Equine laminitis: loss of hemidesmosomes in hoof secondary epidermal lamellae correlates to dose in an oligofructose induction model: an ultrastructural study
Article first published online: 5 JAN 2010
2004 EVJ Ltd
Equine Veterinary Journal
Volume 36, Issue 3, pages 230–235, April 2004
How to Cite
French, K. R. and Pollitt, C. C. (2004), Equine laminitis: loss of hemidesmosomes in hoof secondary epidermal lamellae correlates to dose in an oligofructose induction model: an ultrastructural study. Equine Veterinary Journal, 36: 230–235. doi: 10.2746/0425164044877125
- Issue published online: 5 JAN 2010
- Article first published online: 5 JAN 2010
- Paper received for publication 01.05.03; Accepted 08.01.04
- basement membrane lesion;
- transmission electron microscopy
Reasons for performing study: Light microscopical studies show that the key lesion of laminitis is separation at the hoof lamellar dermal-epidermal interface. More precise knowledge of the damage occurring in the lamellar basement membrane zone may result if laminitis affected tissue is examined with the transmission electron microscope. This could lead to better understanding of the pathogenesis of lesions and the means of treatment or prevention.

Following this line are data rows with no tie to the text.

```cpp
typedef struct {
  int32_t status;
  int32_t penalty;
  int32_t score;
  uint32_t cigar_len;
  uint64_t cigar_off;
  int32_t num_matches;
  int32_t num_mismatches;
  int32_t num_ins;
  int32_t num_del;
  int32_t q_end;
  int32_t t_end;
} awv_result;

typedef int (*awv_sink)(void* user, int64_t first, int64_t n, const awv_result* results,
                        const uint8_t* cigar_arena);

typedef struct {
  double kernel_ms;
  double h2d_ms, d2h_ms;
  uint64_t launches;
  uint64_t cell_steps;
  uint64_t extend_steps;
  uint64_t n_breakpoints;
  uint64_t n_base;
  uint64_t overlap_scans;
  uint64_t aligned_bp;
  uint64_t pairs_completed;
  uint64_t scratch_bytes;
  uint64_t prof[14];
  uint64_t restarts;
  uint64_t multi_cell_steps;
  uint64_t windows[4];
  uint64_t clock_cycles, clock_ticks;
  uint64_t clock_tick_khz;
  uint64_t deep_cell_steps;
// ... 497 lines not shown
```

Baseline: 788.1 million.

## Extend row reuse to deeper BiWFA recursion tasks anchored at sequence ends

Result: faster. 825.0 million, median of 6 (+4.7%).

```diff
diff --git a/allwave_amd/csrc/biwfa_device.hpp b/allwave_amd/csrc/biwfa_device.hpp
--- a/allwave_amd/csrc/biwfa_device.hpp
+++ b/allwave_amd/csrc/biwfa_device.hpp
@@ -64,7 +64,7 @@
        STAT_DEEP_CELLS,
        STAT_N,
        STAT_TWIN_UNITS = STAT_N, STAT_TWIN_SHARED, STAT_TWIN_SOLO, STAT_TWIN_NONMIRROR,
-       STAT_REUSE_CELLS, STAT_REUSE_SEARCHES,
+       STAT_REUSE_CELLS, STAT_REUSE_SEARCHES, STAT_REUSE_DEEP_CELLS, STAT_REUSE_DEEP_SEARCHES,
        STAT_N_DEV };
 
 #ifdef AWV_PROF
@@ -131,6 +131,7 @@
 struct Acc { int hull_lo[NCOMP]; int hull_hi[NCOMP]; int maxak; int oob; int reach; };
 struct Task { int pb, pe, tb, te, cb, ce, score_remaining, known; };
 constexpr int TM_A = 0, TM_B = 1, TM_SHARED = 2;
+static_assert(TM_A == awvrr::FR_A && TM_B == awvrr::FR_B && TM_SHARED == awvrr::FR_SHARED, "row_reuse.hpp names the same frames");
 constexpr bool TWIN_BUILD = WG == 64 && !WENC;
 constexpr int TWIN_MAGIC = 0x7477696e;
 __device__ __forceinline__ int twin_comp(int c) { return c == 0 ? 0 : (c <= 2 ? c + 2 : c - 2); }
@@ -3938,6 +3939,7 @@
   if constexpr (TWINS) {
   const unsigned long long rr_mem = kp.stats[STAT_N_DEV], rr_stride = kp.stats[STAT_N_DEV + 1], rr_pt = kp.stats[STAT_N_DEV + 2];
   const int rr_passes = uni((int)(unsigned)rr_pt), rr_T = uni((int)(rr_pt >> 32)), rr_nid = uni((int)kp.stats[STAT_N_DEV + 3]);
+  const int rr_levels = uni((int)(kp.stats[STAT_N_DEV + 3] >> 32));
   int* const rr_hdr = rr_mem != 0 && rr_passes > 0 && pn.scope * NCOMP >= RRS_WORDS ? (int*)((char*)(uintptr_t)rr_mem + (size_t)blockIdx.x * (size_t)rr_stride) : nullptr;
   if (rr_hdr != nullptr && tid < awvrr::H_WORDS) rr_hdr[tid] = 0;
   for (;;) {
@@ -4096,10 +4098,13 @@
                                                     t.cb, t.ce, t.score_remaining, t.known, attempt));
           } else if (rr_hdr != nullptr) {
             int part = 0;
+            bool below_one = false;
             if (t.score_remaining == INT_MAX) part = RR_RECORD;
-            else if (rr_bv >= 0 && (mode == rr_mode || (rr_mode == TM_SHARED && mode == TM_A))) {
-              if (t.pb == 0 && t.tb == 0 && t.pe == rr_bv && t.te == rr_bh && t.cb == C_M && t.ce == rr_comp) part = RR_FWD;
-              else if (t.pb == rr_bv && t.tb == rr_bh && t.pe == plenT && t.te == tlenT && t.cb == rr_comp && t.ce == C_M) part = RR_REV;
+            else if (rr_bv >= 0 && awvrr::frame_ok(rr_mode, mode)) {
+              bool level1;
+              const int tdir = awvrr::take_dir(awvrr::RootId{plenT, tlenT, rr_bv, rr_bh, rr_comp}, awvrr::TaskId{t.pb, t.pe, t.tb, t.te, t.cb, t.ce}, rr_levels, &level1);
+              part = tdir == 0 ? RR_FWD : tdir == 1 ? RR_REV : 0;
+              below_one = tdir >= 0 && !level1;
             }
             if (tid == 0) {
               const unsigned long long ra = (unsigned long long)(uintptr_t)rr_hdr;
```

Objectives: To investigate the ultrastructure of acute laminitis as disease of greater severity is induced by increasing oligofructose (OF) dosage.

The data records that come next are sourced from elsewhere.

+template <bool INTERIOR, typename Epi>
+__device__ __forceinline__ f32x2 nt2_loss_rows(unsigned char* slot, const float* ecol, f32x4 (&acc)[4][4], const Epi& epi,
+                                               int row0, int col0, int M, int N, int tid, int lane, int wr, int wc)
+{
+    const int c = tid & 31, r0 = tid >> 5;
+    const int colg = col0 + 4 * c;
+    typedef typename Epi::t_t TT;
+    const TT* __restrict__ T = epi.T;
+    bf16* __restrict__ G = epi.G;
+    float t[16][4];
+#pragma unroll
+    for (int i = 0; i < 16; ++i) {
+        const TT* tp = T + (long)(INTERIOR ? row0 + r0 + 8 * i : min(row0 + r0 + 8 * i, M - 1)) * epi.ldt;
+#pragma unroll
+        for (int e = 0; e < 4; e += Epi::VT) VLoad<TT, Epi::VT>::ld(tp + (INTERIOR ? colg + e : min(colg + e, N - Epi::VT)), &t[i][e]);
+    }
+    const int gcols = (int)min((long)((N + 7) & ~7), epi.ldg);
+    const unsigned char* src = slot + r0 * 512 + ((c ^ (r0 & 7)) << 4);
+    f32x2 lsum2 = {0.f, 0.f}, b01, b23;
+#pragma unroll
+    for (int i = 0; i < 16; ++i) {
+        if ((i & 7) == 0) nt2_stream_put(slot, acc, i >> 3, lane, wr, wc);
+        if (i == 0) { nt2_operands_landed(); b01 = f32x2{ecol[4 * c], ecol[4 * c + 1]}; b23 = f32x2{ecol[4 * c + 2], ecol[4 * c + 3]}; }
+        const int grow = row0 + r0 + 8 * i;
+        const f32x4 z = *(const f32x4*)(src + (i & 7) * 8 * 512);
+        f32x2 g01, g23;
+        const f32x2 l01 = epi.term2(f32x2{z[0], z[1]} + b01, f32x2{t[i][0], t[i][1]}, g01);
+        const f32x2 l23 = epi.term2(f32x2{z[2], z[3]} + b23, f32x2{t[i][2], t[i][3]}, g23);
+        if constexpr (INTERIOR) {
+            lsum2 += l01;
+            lsum2 += l23;
+            const bf16x4 o = {(bf16)g01[0], (bf16)g01[1], (bf16)g23[0], (bf16)g23[1]};
+            *(bf16x4*)(G + (long)grow * epi.ldg + colg) = o;
+        } else {
+            const float l[4] = {l01[0], l01[1], l23[0], l23[1]}, ge[4] = {g01[0], g01[1], g23[0], g23[1]};
+            float g[4];
+#pragma unroll
+            for (int e = 0; e < 4; ++e) {
+                const bool ok = grow < M && colg + e < N;
+                lsum2[e & 1] += ok ? l[e] : 0.f;
+                g[e] = ok ? ge[e] : 0.f;
+            }
+            if (grow < M && colg < gcols) {
+                bf16x4 o;
+#pragma unroll
+                for (int e = 0; e < 4; ++e) o[e] = (bf16)g[e];
+                *(bf16x4*)(G + (long)grow * epi.ldg + colg) = o;
+            }
+        }
+    }
+    return lsum2;
+}
+
+template <typename Epi, int WN>
+__device__ __forceinline__ void nt2_loss_epilogue(unsigned char* slot, const float* ecol, float* red, f32x4 (&acc)[4][4], const Epi& epi,
+                                                  int row0, int col0, int M, int N, int tid, int lane, int wr, int wc)
+{
+    static_assert(WN == 2, "128 x 128 tiles: half of the fp32 tile is exactly one 32 KB ring slot");
+    const bool interior = row0 + TILE <= M && col0 + 128 <= N;
+    f32x2 lsum2;
+    if (interior) lsum2 = nt2_loss_rows<true>(slot, ecol, acc, epi, row0, col0, M, N, tid, lane, wr, wc);
+    else lsum2 = nt2_loss_rows<false>(slot, ecol, acc, epi, row0, col0, M, N, tid, lane, wr, wc);
+    const float lsum = lsum2[0] + lsum2[1];
+    const float ws = wave_sum(lsum);
+    if (lane == 0) red[tid >> 6] = ws;
+    nt2_lds_barrier();
+    if (tid == 0) {
+        const double v = (double)red[0] + (double)red[1] + (double)red[2] + (double)red[3];
+        if (v != 0.0) unsafeAtomicAdd(epi.sum, v);
+    }
+}
+
+template <typename Epi, int WN>
+__device__ __forceinline__ void nt2_loss_epilogue_whole(unsigned char* smem, const float* ecol, float* red, f32x4 (&acc)[4][4], const Epi& epi,
                                                   int row0, int col0, int M, int N, int tid, int lane, int wr, int wc)
 {
     static_assert(WN == 2, "128 x 128 tiles: the fp32 tile is exactly the 64 KB ring");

Methods: Three pairs of normal horses, dosed with OF at 7.5, 10 and 12.5 g/kg bwt via nasogastric intubation, developed laminitis 48 h later. Following euthanasia, their forefeet were processed for transmission electron microscopy. Lamellar basal cell hemidesmosome (HD) numbers and the distance between the basal cell plasmalemma and the lamina densa of the basement membrane were estimated and compared to control tissue.
Results: Increasing OF dosage caused greater HD loss and more severe laminitis. The characteristic separation of the basement membrane, cytoskeleton failure and rounded basal cell nuclei results from combined HD dysassembly and anchoring filament failure.
Conclusions: Without properly assembled HDs, dysadhesion between the lamina densa of the basement membrane (BM) and epidermal basal cells occurs, emphasising the fundamental importance of HDs in maintaining attachment at the lamellar interface. Medical conditions that trigger lamellar matrix metalloproteinase (MMP) activation and/or compromise entry of glucose into lamellar basal cells appear to promote loss and failure of HDs and, therefore, laminitis development.
Potential relevance: A correlation between lameness severity and escalating loss of lamellar HDs now exists. Therapy aimed at protecting the lamellar environment from haematogenous delivery of MMP activators or from glucose deprivation may control laminitis development.